__global__ __launch_bounds__(256) void k_ring_ends(BatchView b)
{
    const int s = b.scan0 + blockIdx.x;
    const int64_t off = b.off[s];
    const int n = ring_scan_points(b, s, off);
    const float4 *in = b.in + off;
    const int tid = threadIdx.x, lane = tid & 63;
    __shared__ int s_first;
    if (tid == 0) s_first = INT_MAX;
    __syncthreads();
    const float mr2 = b.min_range * b.min_range;
    for (int c0 = 0; c0 < n; c0 += 256) {
        const int i = c0 + tid;
        int lf = (i < n && point_valid(in[i], mr2)) ? i : INT_MAX;
        lf = wave_min_i(lf);
        if (lane == 0 && lf != INT_MAX) atomicMin(&s_first, lf);
        __syncthreads();
        const int f = s_first;
        __syncthreads();
        if (f != INT_MAX) break;
    }
    if (s_first == INT_MAX) {
        int *rb = b.ring_begin + s * 65;
        if (tid < 65) rb[tid] = 0;
        if (tid == 0) { b.n_cloud[s] = 0; b.scan_ends[s * 2] = -1; b.scan_ends[s * 2 + 1] = -1; b.scan_half[s] = INT_MAX; }
        return;
    }
    if (tid == 0) {
        const float4 p0 = in[s_first];
        b.scan_ori[s * 4] = (float)(-det_atan2((double)p0.y, (double)p0.x));
        float ux, uy;
        ring_start_dir(p0.x, p0.y, ux, uy);
        b.scan_ori[s * 4 + 2] = ux; b.scan_ori[s * 4 + 3] = uy;
        b.scan_ends[s * 2] = s_first; b.scan_ends[s * 2 + 1] = -1;
        b.scan_half[s] = INT_MAX;
    }
}

__global__ __launch_bounds__(kRtT) void k_ring_tag(BatchView b)
{
    const int s = b.scan0 + blockIdx.y;
    const int64_t off = b.off[s];
// ... 87 lines not shown
        for (int u = 0; u < 8; u++) t[u] = h[(size_t)(g + u) * 64];
#pragma unroll
        for (int u = 0; u < 8; u++) { h[(size_t)(g + u) * 64] = run; run += t[u]; }
    }
    for (; g < nseg; g++) { const int t = h[(size_t)g * 64]; h[(size_t)g * 64] = run; run += t; }
    int incl = run;
#pragma unroll
    for (int o = 1; o < 64; o <<= 1) { const int v = __shfl_up(incl, o); if (r >= o) incl += v; }
    int *rb = b.ring_begin + s * 65;
    rb[r] = incl - run;
    if (r == 63) { rb[64] = incl; b.n_cloud[s] = incl; }
}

## [Exercise prompt]
Copy every record above exactly as it stands.

## [Task answer]
__global__ __launch_bounds__(256) void k_ring_ends(BatchView b)
{
    const int s = b.scan0 + blockIdx.x;
    const int64_t off = b.off[s];
    const int n = ring_scan_points(b, s, off);
    const float4 *in = b.in + off;
    const int tid = threadIdx.x, lane = tid & 63;
    __shared__ int s_first;
    if (tid == 0) s_first = INT_MAX;
    __syncthreads();
    const float mr2 = b.min_range * b.min_range;
    for (int c0 = 0; c0 < n; c0 += 256) {
        const int i = c0 + tid;
        int lf = (i < n && point_valid(in[i], mr2)) ? i : INT_MAX;
        lf = wave_min_i(lf);
        if (lane == 0 && lf != INT_MAX) atomicMin(&s_first, lf);
        __syncthreads();
        const int f = s_first;
        __syncthreads();
        if (f != INT_MAX) break;
    }
    if (s_first == INT_MAX) {
        int *rb = b.ring_begin + s * 65;
        if (tid < 65) rb[tid] = 0;
        if (tid == 0) { b.n_cloud[s] = 0; b.scan_ends[s * 2] = -1; b.scan_ends[s * 2 + 1] = -1; b.scan_half[s] = INT_MAX; }
        return;
    }
    if (tid == 0) {
        const float4 p0 = in[s_first];
        b.scan_ori[s * 4] = (float)(-det_atan2((double)p0.y, (double)p0.x));
        float ux, uy;
        ring_start_dir(p0.x, p0.y, ux, uy);
        b.scan_ori[s * 4 + 2] = ux; b.scan_ori[s * 4 + 3] = uy;
        b.scan_ends[s * 2] = s_first; b.scan_ends[s * 2 + 1] = -1;
        b.scan_half[s] = INT_MAX;
    }
}

__global__ __launch_bounds__(kRtT) void k_ring_tag(BatchView b)
{
    const int s = b.scan0 + blockIdx.y;
    const int64_t off = b.off[s];
// ... 87 lines not shown
        for (int u = 0; u < 8; u++) t[u] = h[(size_t)(g + u) * 64];
#pragma unroll
        for (int u = 0; u < 8; u++) { h[(size_t)(g + u) * 64] = run; run += t[u]; }
    }
    for (; g < nseg; g++) { const int t = h[(size_t)g * 64]; h[(size_t)g * 64] = run; run += t; }
    int incl = run;
#pragma unroll
    for (int o = 1; o < 64; o <<= 1) { const int v = __shfl_up(incl, o); if (r >= o) incl += v; }
    int *rb = b.ring_begin + s * 65;
    rb[r] = incl - run;
    if (r == 63) { rb[64] = incl; b.n_cloud[s] = incl; }
}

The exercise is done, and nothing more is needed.